# BitterCreek



## Basia (May 24, 2013)

Has anybody tried FO's or other items from BitterCreek website?

thanks, Basia


----------



## Marilyna (May 25, 2013)

I've used lots of their FOs and love them.  Also love their lotion base & lip balm base.  Oh, and their lip balm flavor oils.


----------



## Hazel (May 25, 2013)

I've only purchased from the Bittercreek North site (http://candlesupply.com/) so I can't give an opinion about Bittercreek South (http://www.bittercreeksouth.com/). I have used some items from them. The only thing I wasn't happy with is the Rainbow Red mica because it faded in CP. However, I don't think they carry it anymore. BTW, I live in Ohio and was pleased with how quickly they shipped purchases to me.


----------



## Basia (May 25, 2013)

Thank you ladies for the response.


----------



## VanessaP (May 25, 2013)

I'm a big BCN fan. All my leather lovers are obsessed over their Leather FO (NOT the Aged Leather). I love their Oakmoss - it is QUITE strong. Their Autumn Warmth is a personal favorite of mine.
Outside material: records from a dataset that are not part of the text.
# weilonghu/KGC-GCN

Hardware: AMD Instinct MI355X
Metric: aggregated_edges_per_sec (higher is better)
Workload: dtype f32 (dense step as six bf16-split MFMA products, f32 accumulation: f32-faithful); 1 GPU; wn18rr-shape synthetic graph (N=40943, R=11, E=86835), 2-layer M-GCN encoder 100->200->200, full-graph forward, eval mode; n_ranks_seen=1

## Files before the change

kgc-gcn_amd/csrc/layer_fused2.hip:

```cpp
#include <hip/hip_runtime.h>

#include <cstdlib>
#include <type_traits>

#include "fused_common.h"

namespace {

constexpr int T2 = 1024;

struct Args2 : LayerArgs {
  int32_t nch, nkb_last, kbm, G;
  float bn_eps;
#ifdef MGCN_DIAG
  unsigned long long *stamps;
  int32_t ablate;
#endif
};
#ifdef MGCN_DIAG
#define MGCN_ABLATE(bit) (p.ablate & (bit))
#define MGCN_STAMP(role, idx)                                                                                      \
  do {                                                                                                             \
    if (p.stamps && lane == 0 && (idx) < 128) p.stamps[(int64_t(blockIdx.x) * 2 + (role)) * 128 + (idx)] = __builtin_readcyclecounter(); \
  } while (0)
#else
#define MGCN_ABLATE(bit) 0
#define MGCN_STAMP(role, idx) do {} while (0)
#endif

constexpr int EPI_FLOATS = 2 * 208;
constexpr int REL_LDS_MAX_BYTES = 32 * 1024;

template <int NT, int NRT, bool RELLDS, bool HUBS>
__global__ __launch_bounds__(T2, 4) void layer_fused2_kernel(Args2 p) {
  constexpr int BM = NRT * 16;
  constexpr int PIECE = 16 * BM * 16;
  constexpr int BUF = 3 * PIECE;
  constexpr int RPG = BM / 16;
  constexpr int UB = 4;
  constexpr int CH = 32 / UB * UB;
  extern __shared__ __attribute__((aligned(16))) unsigned char lds2[];
  float *epi = reinterpret_cast<float *>(lds2 + 2 * BUF);
  float *rel_lds = epi + EPI_FLOATS;

  const int bid = int(blockIdx.x), nblk = int(gridDim.x);
  const int tid = threadIdx.x;
  const int wave = __builtin_amdgcn_readfirstlane(tid >> 6), lane = tid & 63;
  const int nrows = p.node1 - p.node0;
  const int ntiles = (nrows + BM - 1) / BM;
  const int my_tiles = (ntiles - bid + nblk - 1) / nblk;
  const int nch = p.nch;

#ifdef MGCN_DIAG
  if (p.stamps && lane == 0 && (wave == 0 || wave == 8)) {
    p.stamps[(int64_t(blockIdx.x) * 2 + (wave ? 1 : 0)) * 128 + 120] = __builtin_readcyclecounter();
    p.stamps[(int64_t(blockIdx.x) * 2 + (wave ? 1 : 0)) * 128 + 121] = __builtin_amdgcn_s_memrealtime();
  }
#endif
  auto stage_barrier = [] () __attribute__((always_inline)) {
    asm volatile("s_waitcnt lgkmcnt(0)\n\ts_barrier" ::: "memory");
  };
  if (wave >= 8) {
    __builtin_amdgcn_s_setprio(3);
    const int gtid = tid - 512;
    const int grp = gtid >> 5, lig = gtid & 31;
    const int glane0 = lane & 32;
    const int g_lo = grp * RPG, g_hi = g_lo + RPG;
    const int qcol = lig >> 1, frot = (qcol >> 1) & 7;
    const int wbase = qcol * BM * 16 + (lig & 1) * 8;
    const uint32_t ldx32 = uint32_t(p.ldx), d32 = uint32_t(p.d);

    auto write_row = [&](unsigned char *img, int row, float4 v, bool ok) __attribute__((always_inline)) {
      uint32_t h[2], m[2], l[2];
      split3p(ok ? v.x : 0.f, ok ? v.y : 0.f, h[0], m[0], l[0]);
      split3p(ok ? v.z : 0.f, ok ? v.w : 0.f, h[1], m[1], l[1]);
      unsigned char *dst = img + wbase + ((row & ~15) + (((row & 15) + frot) & 15)) * 16;
      *reinterpret_cast<uint2 *>(dst) = make_uint2(h[0], h[1]);
      *reinterpret_cast<uint2 *>(dst + PIECE) = make_uint2(m[0], m[1]);
      *reinterpret_cast<uint2 *>(dst + 2 * PIECE) = make_uint2(l[0], l[1]);
    };
    auto rp_of = [&](int it_, int mode_) {
      return rp_load(p.rowptr + int64_t(mode_) * (p.n + 1), p.node0 + (bid + it_ * nblk) * BM, BM, p.node1, lig);
    };
    auto rp_get = [&](const RowPtrs &r, int idx) {
      const int from = glane0 + (idx & 31);
      const int va = __shfl(r.a, from), vb = __shfl(r.b, from), vc = __shfl(r.c, from);
      return idx < 32 ? va : (idx < 64 ? vb : vc);
    };
    struct Part { int lo, hi, rp; };
    auto partition = [&](const RowPtrs &r) {
      const int base = __shfl(r.a, glane0);
      const int tot = rp_get(r, BM) - base;
      const int c = 2 > (tot >> 8) + 1 ? 2 : (tot >> 8) + 1;
      const int ptot = tot + c * BM;
      const int thr_lo = (grp * ptot) >> 4, thr_hi = ((grp + 1) * ptot) >> 4;
      int lo = 0, hi = 0;
      const int vals[3] = {r.a, r.b, r.c};
#pragma unroll
      for (int k = 0; k < 3; ++k) {
        const int i = lig + 32 * k;
        const int pw = (vals[k] - base) + c * i;
        const unsigned long long blo = __ballot(i < BM && pw < thr_lo), bhi = __ballot(i < BM && pw < thr_hi);
        lo += __popc(uint32_t(blo >> glane0));
        hi += __popc(uint32_t(bhi >> glane0));
      }
      Part q;
      q.lo = lo; q.hi = hi;
      const int idx = lo + (lig < hi - lo ? lig : hi - lo);
      const int from = glane0 + (idx & 31);
      const int va = __shfl(r.a, from), vb = __shfl(r.b, from), vc = __shfl(r.c, from);
      q.rp = idx < 32 ? va : (idx < 64 ? vb : vc);
      return q;
    };
    auto rec_chunk = [&](int cbeg, int end) {
      int4 r = make_int4(0, 0, 0, 0);
      if (end > cbeg) r = p.rec[(cbeg + lig < end) ? cbeg + lig : end - 1];
      return r;
    };
    Part cur = partition(rp_of(0, 0));
    int4 currec = rec_chunk(__shfl(cur.rp, glane0), __shfl(cur.rp, glane0 + (cur.hi - cur.lo)));
    int stage = 0;
    for (int it = 0; it < my_tiles; ++it) {
      const int r0 = p.node0 + (bid + it * nblk) * BM;
      for (int mi = 0; mi < 3; ++mi) {
        const int mode = mi == 0 ? 2 : mi - 1;
        if (mode < 2) {
          const int myrp = cur.rp, e_lo = cur.lo, e_hi = cur.hi, e_n = cur.hi - cur.lo;
          const int4 firstrec = currec;
          const int ee_sub_mode = p.ee_sub[mode];
          const bool has_next = mode == 0 || it + 1 < my_tiles;
          RowPtrs nrp = {0, 0, 0};
          if (has_next) nrp = rp_of(mode == 0 ? it : it + 1, mode == 0 ? 1 : 0);
          Part nxt = {0, 0, 0};
          bool next_recs_issued = false;
          int4 nrec = make_int4(0, 0, 0, 0);
          auto prefetch_next = [&]() __attribute__((always_inline)) {
            if (has_next) {
              nxt = partition(nrp);
              nrec = rec_chunk(__shfl(nxt.rp, glane0), __shfl(nxt.rp, glane0 + (nxt.hi - nxt.lo)));
            }
          };
          int2 myhub = make_int2(-1, 0);
          {
            const int node = r0 + e_lo + lig;
            if (HUBS && p.hubinfo && lig < e_n && node < p.node1) myhub = p.hubinfo[int64_t(mode) * p.n + node];
          }
          const int beg = __shfl(myrp, glane0), end = MGCN_ABLATE(1) ? beg : __shfl(myrp, glane0 + e_n);
          for (int chunk = 0; chunk < nch; ++chunk, ++stage) {
            if (wave == 8) MGCN_STAMP(1, 2 * stage);
            unsigned char *img = lds2 + (stage & 1) * BUF;
            const int coff_ = chunk * 128 + lig * 4;
            const bool col_ok = coff_ < p.d;
            const int coff = col_ok ? coff_ : 0;
            const float *xb = p.x + coff, *relb = (RELLDS ? rel_lds : p.rel) + coff, *eeb = p.ee + coff;
            int4 myrec = firstrec;
            int row = e_lo, nb = __shfl(myrp, glane0 + 1);
            float4 sum = make_float4(0.f, 0.f, 0.f, 0.f);
            auto flush = [&]() __attribute__((always_inline)) {
              if (HUBS && p.hubinfo) {
                const int first = __shfl(myhub.x, glane0 + (row - e_lo)), cnt = __shfl(myhub.y, glane0 + (row - e_lo));
                if (cnt > 0) {
                  const float4 ps = *reinterpret_cast<const float4 *>(p.partial + int64_t(first - p.chunk0) * p.d + coff);
                  sum = make_float4(sum.x + ps.x, sum.y + ps.y, sum.z + ps.z, sum.w + ps.w);
                }
              }
              write_row(img, row, sum, col_ok);
              sum = make_float4(0.f, 0.f, 0.f, 0.f);
              ++row;
            };
            int cbase = beg;
#ifdef MGCN_DIAG
            int bstamp = 64;
            if (wave == 8 && stage == 1) { MGCN_STAMP(1, 63); }
#endif
            for (int s = beg; s < end; s += UB) {
              if (s >= cbase + CH) {
                cbase += CH;
                myrec = rec_chunk(cbase, end);
              }
              int rsrc[UB], rtyp[UB], rnrm[UB];
#pragma unroll
              for (int u = 0; u < UB; ++u) {
                const int from = glane0 + (((s + u < end) ? s + u : end - 1) - cbase);
                rsrc[u] = __shfl(myrec.x, from);
                rtyp[u] = __shfl(myrec.y, from);
                rnrm[u] = __shfl(myrec.z, from);
              }
              float4 xv[UB], rv[UB], ev[UB];
#pragma unroll
              for (int u = 0; u < UB; ++u) {
                if (MGCN_ABLATE(16)) rsrc[u] = 0;
                xv[u] = *reinterpret_cast<const float4 *>(xb + uint64_t(uint32_t(rsrc[u])) * ldx32);
                if (!RELLDS) rv[u] = *reinterpret_cast<const float4 *>(relb + uint64_t(uint32_t(rtyp[u])) * d32);
                const uint32_t erow = MGCN_ABLATE(16) ? 0u : uint32_t(((s + u < end) ? s + u : end - 1) - ee_sub_mode);
                ev[u] = *reinterpret_cast<const float4 *>(eeb + uint64_t(erow) * d32);
              }
#ifdef MGCN_DIAG
              if (wave == 8 && stage == 1 && bstamp < 126) { MGCN_STAMP(1, bstamp); ++bstamp; }
#endif
              if (!next_recs_issued) {
                next_recs_issued = true;
                prefetch_next();
              }
#ifdef MGCN_DIAG
              if (wave == 8 && stage == 1 && bstamp < 126) {
                asm volatile("s_waitcnt vmcnt(0)" ::: "memory");
                MGCN_STAMP(1, bstamp); ++bstamp;
              }
#endif
#pragma unroll
              for (int u = 0; u < UB; ++u) {
                if (s + u < end) {
                  while (s + u >= nb) {
                    flush();
                    nb = __shfl(myrp, glane0 + (row - e_lo) + 1);
                  }
                  const float4 rr = RELLDS ? *reinterpret_cast<const float4 *>(relb + uint32_t(rtyp[u]) * d32) : rv[u];
                  const float4 m = f4mul(f4mul(xv[u], rr), ev[u]);
                  const float wgt = __int_as_float(rnrm[u]);
                  sum = make_float4(sum.x + m.x * wgt, sum.y + m.y * wgt, sum.z + m.z * wgt, sum.w + m.w * wgt);
                }
              }
            }
            if (!next_recs_issued) {
              next_recs_issued = true;
              prefetch_next();
            }
#ifdef MGCN_DIAG
            if (wave == 8 && stage == 1 && bstamp < 126) { MGCN_STAMP(1, bstamp); ++bstamp; }
#endif
            while (row < e_hi) flush();
            if (wave == 8) MGCN_STAMP(1, 2 * stage + 1);
            stage_barrier();
          }
          cur = nxt;
          currec = nrec;
        } else {
          for (int chunk = 0; chunk < nch; ++chunk, ++stage) {
            if (wave == 8) MGCN_STAMP(1, 2 * stage);
            unsigned char *img = lds2 + (stage & 1) * BUF;
            const int coff_ = chunk * 128 + lig * 4;
            const bool col_ok = coff_ < p.d;
            const int coff = col_ok ? coff_ : 0;
            const float4 lr = *reinterpret_cast<const float4 *>(p.loop_rel + coff);
            const float4 le = *reinterpret_cast<const float4 *>(p.loop_edge + coff);
            float4 xs[RPG];
#pragma unroll
            for (int i = 0; i < RPG; ++i) {
              const int node = (r0 + g_lo + i < p.node1) ? r0 + g_lo + i : p.node1 - 1;
              xs[i] = *reinterpret_cast<const float4 *>(p.x + int64_t(node) * p.ldx + coff);
            }
#pragma unroll
            for (int i = 0; i < RPG; ++i) write_row(img, g_lo + i, f4mul(f4mul(xs[i], lr), le), col_ok);
            if (wave == 8) MGCN_STAMP(1, 2 * stage + 1);
            stage_barrier();
          }
        }
      }
    }
    if (p.rel_out) rel_projection(p, wave, 8, 8, lane, bid, nblk);
#ifdef MGCN_DIAG
    if (p.stamps && lane == 0 && wave == 8) {
      p.stamps[(int64_t(blockIdx.x) * 2 + 1) * 128 + 122] = __builtin_readcyclecounter();
      p.stamps[(int64_t(blockIdx.x) * 2 + 1) * 128 + 123] = __builtin_amdgcn_s_memrealtime();
    }
#endif
  } else {
    auto multiply = [&](auto Hc) __attribute__((always_inline)) {
    constexpr int H = decltype(Hc)::value;
    constexpr int QALL = NT / 4, R = NT % 4;
    constexpr int QA = (QALL + 1) / 2;
    constexpr int Q = H == 0 ? QA : QALL - QA;
    constexpr int QF = Q > 0 ? Q : 1;
    constexpr int NX = H == 1 ? R * NRT : 0;
    constexpr int XE = (NX + 3) / 4;
    constexpr int XF = XE > 0 ? XE : 1;
    constexpr int XW = (R == 1) ? 1 : XF;
    const int w = wave & 3;
    const int r = lane & 15, gq = lane >> 4;
    const int ct0 = w * QALL + (H == 0 ? 0 : QA);
    int xct[XF], xrt[XF];
    bool xok[XF];
#pragma unroll
    for (int j = 0; j < XF; ++j) {
      const int e = 4 * j + w;
      xok[j] = XE > 0 && e < NX;
      xct[j] = xok[j] ? 4 * QALL + e / NRT : 0;
      xrt[j] = xok[j] ? e % NRT : -1;
    }
    const int G = p.G;
    auto wload = [&](u32x4 (&wq)[QF][3], u32x4 (&wx)[XW][3], int g) {
      if (MGCN_ABLATE(8)) g = 0;
      if (MGCN_ABLATE(64) && g != 0) return;
      const u32x4 *base = p.wp + (int64_t(g) * NT) * 3 * 64 + lane;
#pragma unroll
      for (int t = 0; t < Q; ++t) {
#pragma unroll
        for (int pc = 0; pc < 3; ++pc) wq[t][pc] = base[((ct0 + t) * 3 + pc) * 64];
      }
      if (XE > 0) {
#pragma unroll
        for (int j = 0; j < XW; ++j) {
#pragma unroll
          for (int pc = 0; pc < 3; ++pc) wx[j][pc] = base[(xct[j] * 3 + pc) * 64];
        }
      }
    };
    u32x4 wq0[QF][3], wx0[XW][3], wq1[QF][3], wx1[XW][3], wq2[QF][3], wx2[XW][3];

    f32x4 acc[NRT][QF], accx[XF];
    auto zero_acc = [&]() {
#pragma unroll
      for (int rt = 0; rt < NRT; ++rt) {
#pragma unroll
        for (int t = 0; t < QF; ++t) acc[rt][t] = f32x4{0.f, 0.f, 0.f, 0.f};
      }
#pragma unroll
      for (int j = 0; j < XF; ++j) accx[j] = f32x4{0.f, 0.f, 0.f, 0.f};
    };
    auto store_unit = [&](f32x4 a, int prow, int col, const float4 &sc, const float4 &sh) {
      if (prow < nrows) {
        const float4 v = make_float4(tanh_fast(fmaf(a[0], sc.x, sh.x)), tanh_fast(fmaf(a[1], sc.y, sh.y)),
                                     tanh_fast(fmaf(a[2], sc.z, sh.z)), tanh_fast(fmaf(a[3], sc.w, sh.w)));
        *reinterpret_cast<float4 *>(p.out + int64_t(prow) * p.ldo + col) = v;
      }
    };
    auto epilogue = [&](int tile) {
      const int prow0 = tile * BM + r;
      auto column_tile = [&](int ct, auto &&body) {
        const int col = ct * 16 + 4 * gq;
        if (col < p.o) body(col, *reinterpret_cast<const float4 *>(epi + col), *reinterpret_cast<const float4 *>(epi + 208 + col));
      };
#pragma unroll
      for (int t = 0; t < Q; ++t) {
        column_tile(ct0 + t, [&](int col, const float4 &sc, const float4 &sh) {
#pragma unroll
          for (int rt = 0; rt < NRT; ++rt) store_unit(acc[rt][t], prow0 + rt * 16, col, sc, sh);
        });
      }
      if (XE > 0) {
#pragma unroll
        for (int j = 0; j < XF; ++j) {
          if (xok[j])
            column_tile(xct[j], [&](int col, const float4 &sc, const float4 &sh) { store_unit(accx[j], prow0 + xrt[j] * 16, col, sc, sh); });
        }
      }
    };

    auto rotated = [&](int kb_, int) { return kb_; };
    int kb = 0, chunk = 0, stage = 0;
    bool barrier_done = false;
    int nkb_ = 0, nchunk = 0, nmode = 0;
    auto advance_next = [&]() {
      const int n = (nchunk == nch - 1) ? p.nkb_last : 4;
      if (++nkb_ == n) {
        nkb_ = 0;
        if (++nchunk == nch) {
          nchunk = 0;
          nmode = nmode == 2 ? 0 : nmode + 1;
        }
      }
    };
    auto gindex = [&]() {
      const int mode_ = nmode == 0 ? 2 : nmode - 1;
      return mode_ * p.kbm + 4 * nchunk + rotated(nkb_, nchunk);
    };
    wload(wq0, wx0, gindex());
    advance_next();
    if (H == 0) {
      const int t8 = (wave & 3) * 64 + lane;
      if (t8 < 208) epilogue_table_entry(p, p.bn_eps, epi, 208, t8);
    }
    if (RELLDS) copy_rel_table(p, rel_lds, wave, lane, 8);
    auto kblock = [&](u32x4 (&wq)[QF][3], u32x4 (&wx)[XW][3], u32x4 (&nq)[QF][3], u32x4 (&nx)[XW][3]) {
      wload(nq, nx, gindex());
      advance_next();
      const int nkb_c = (chunk == nch - 1) ? p.nkb_last : 4;
      if (kb == 0) {
        if (!barrier_done) stage_barrier();
        barrier_done = false;
        if (wave == 0) MGCN_STAMP(0, 2 * stage);
      }
      const int qc = 4 * rotated(kb, chunk) + gq;
      const unsigned char *ap = lds2 + (stage & 1) * BUF + (qc * BM + ((r + ((qc >> 1) & 7)) & 15)) * 16;
      constexpr int WP[6] = {0, 2, 1, 0, 1, 0}, AP[6] = {2, 0, 1, 1, 0, 0};
#pragma unroll
      for (int rt = 0; rt < NRT; ++rt) {
        if (Q > 0 && !MGCN_ABLATE(2)) {
          bf16x8 a[3];
#pragma unroll
          for (int pc = 0; pc < 3; ++pc)
            a[pc] = __builtin_bit_cast(bf16x8, MGCN_ABLATE(32) ? wq[0][pc] : *reinterpret_cast<const u32x4 *>(ap + pc * PIECE + rt * 256));
#pragma unroll
          for (int pr = 0; pr < 6; ++pr) {
#pragma unroll
            for (int t = 0; t < Q; ++t)
              acc[rt][t] = __builtin_amdgcn_mfma_f32_16x16x32_bf16(__builtin_bit_cast(bf16x8, wq[t][WP[pr]]), a[AP[pr]],
                                                                   acc[rt][t], 0, 0, 0);
          }
        }
      }
      if (XE > 0) {
#pragma unroll
        for (int j = 0; j < XF; ++j) {
          if (xok[j]) {
            bf16x8 a[3];
#pragma unroll
            for (int pc = 0; pc < 3; ++pc)
              a[pc] = __builtin_bit_cast(bf16x8, MGCN_ABLATE(32) ? wx[0][pc] : *reinterpret_cast<const u32x4 *>(ap + pc * PIECE + xrt[j] * 256));
#pragma unroll
            for (int pr = 0; pr < 6; ++pr)
              accx[j] = __builtin_amdgcn_mfma_f32_16x16x32_bf16(__builtin_bit_cast(bf16x8, wx[XW == 1 ? 0 : j][WP[pr]]),
                                                                a[AP[pr]], accx[j], 0, 0, 0);
          }
        }
      }
      if (++kb == nkb_c) {
        if (wave == 0) MGCN_STAMP(0, 2 * stage + 1);
        if (stage < 8) MGCN_STAMP(0, 32 + 8 * stage + wave);
        kb = 0;
        ++stage;
        if (++chunk == nch) chunk = 0;
      }
    };
    for (int it = 0; it < my_tiles; ++it) {
      zero_acc();
      for (int g0 = 0; g0 < G; g0 += 3) {
        kblock(wq0, wx0, wq1, wx1);
        kblock(wq1, wx1, wq2, wx2);
        kblock(wq2, wx2, wq0, wx0);
      }
      if (it + 1 < my_tiles) {
        stage_barrier();
        barrier_done = true;
      }
      if (wave == 0) MGCN_STAMP(0, 100 + 2 * it);
      if (!MGCN_ABLATE(4)) epilogue(bid + it * nblk);
      if (wave == 0) MGCN_STAMP(0, 101 + 2 * it);
    }
#ifdef MGCN_DIAG
    if (p.stamps && lane == 0 && wave == 0) {
      p.stamps[int64_t(blockIdx.x) * 2 * 128 + 122] = __builtin_readcyclecounter();
      p.stamps[int64_t(blockIdx.x) * 2 * 128 + 123] = __builtin_amdgcn_s_memrealtime();
    }
#endif
    };
    if (wave < 4) multiply(std::integral_constant<int, 0>{});
    else multiply(std::integral_constant<int, 1>{});
  }
}
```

Their Drakkar is very strong OOB, but I haven't soaped it yet.


----------



## misskat22 (May 25, 2013)

I ordered from them once (I'm in Canada and the customs is killer on it!) but I was VERY happy with them!


----------



## hlee (May 25, 2013)

Clean Cotton is great and I am loving Lime leaf and Lily.


----------



## Barbara AL (Jun 5, 2013)

I use their Cool Water type, Juicy Couture type, Ed Hardy type in CP Soaps.


----------



## dcornett (Jun 14, 2013)

I get a few from them too, I've liked them all exept the fresh peach...it faded to nothing by the end of the cure. But I love their hot maple toddy and spiced chai...which I use in tarts, and lemon pound cake smells devine, but it will discolor. I hate that they stopped selling the rainbow micas. First it was the "pop" mica's...now them! ARGH!!:evil: I haven't mixed a good purple in months!!!


----------



## kikajess (Dec 3, 2013)

I recently had my first order from BitterCreek Candle Supply delivered today! So today I used their Lime in some CP. I paired it with patchouli, but all I smelled is the Lime, and it smells like a cleaning solution of some kind.  I'm hoping the Lime will tame down as I have heard citrus scents tend to do. My favorite scent OOB of the ones I ordered is Christmas Tree. Wow. A little bit of pine with maybe some cranberry or something. I could sniff that bottle all DAY!


----------



## judymoody (Dec 18, 2013)

dcornett said:


> I hate that they stopped selling the rainbow micas. First it was the "pop" mica's...now them! ARGH!!:evil: I haven't mixed a good purple in months!!!



Try the replacement pop micas from nurturesoapsupplies


----------



## Stinkydancer (Dec 18, 2013)

BC has great Vanilla Stabilizer- I have been using it for years.


----------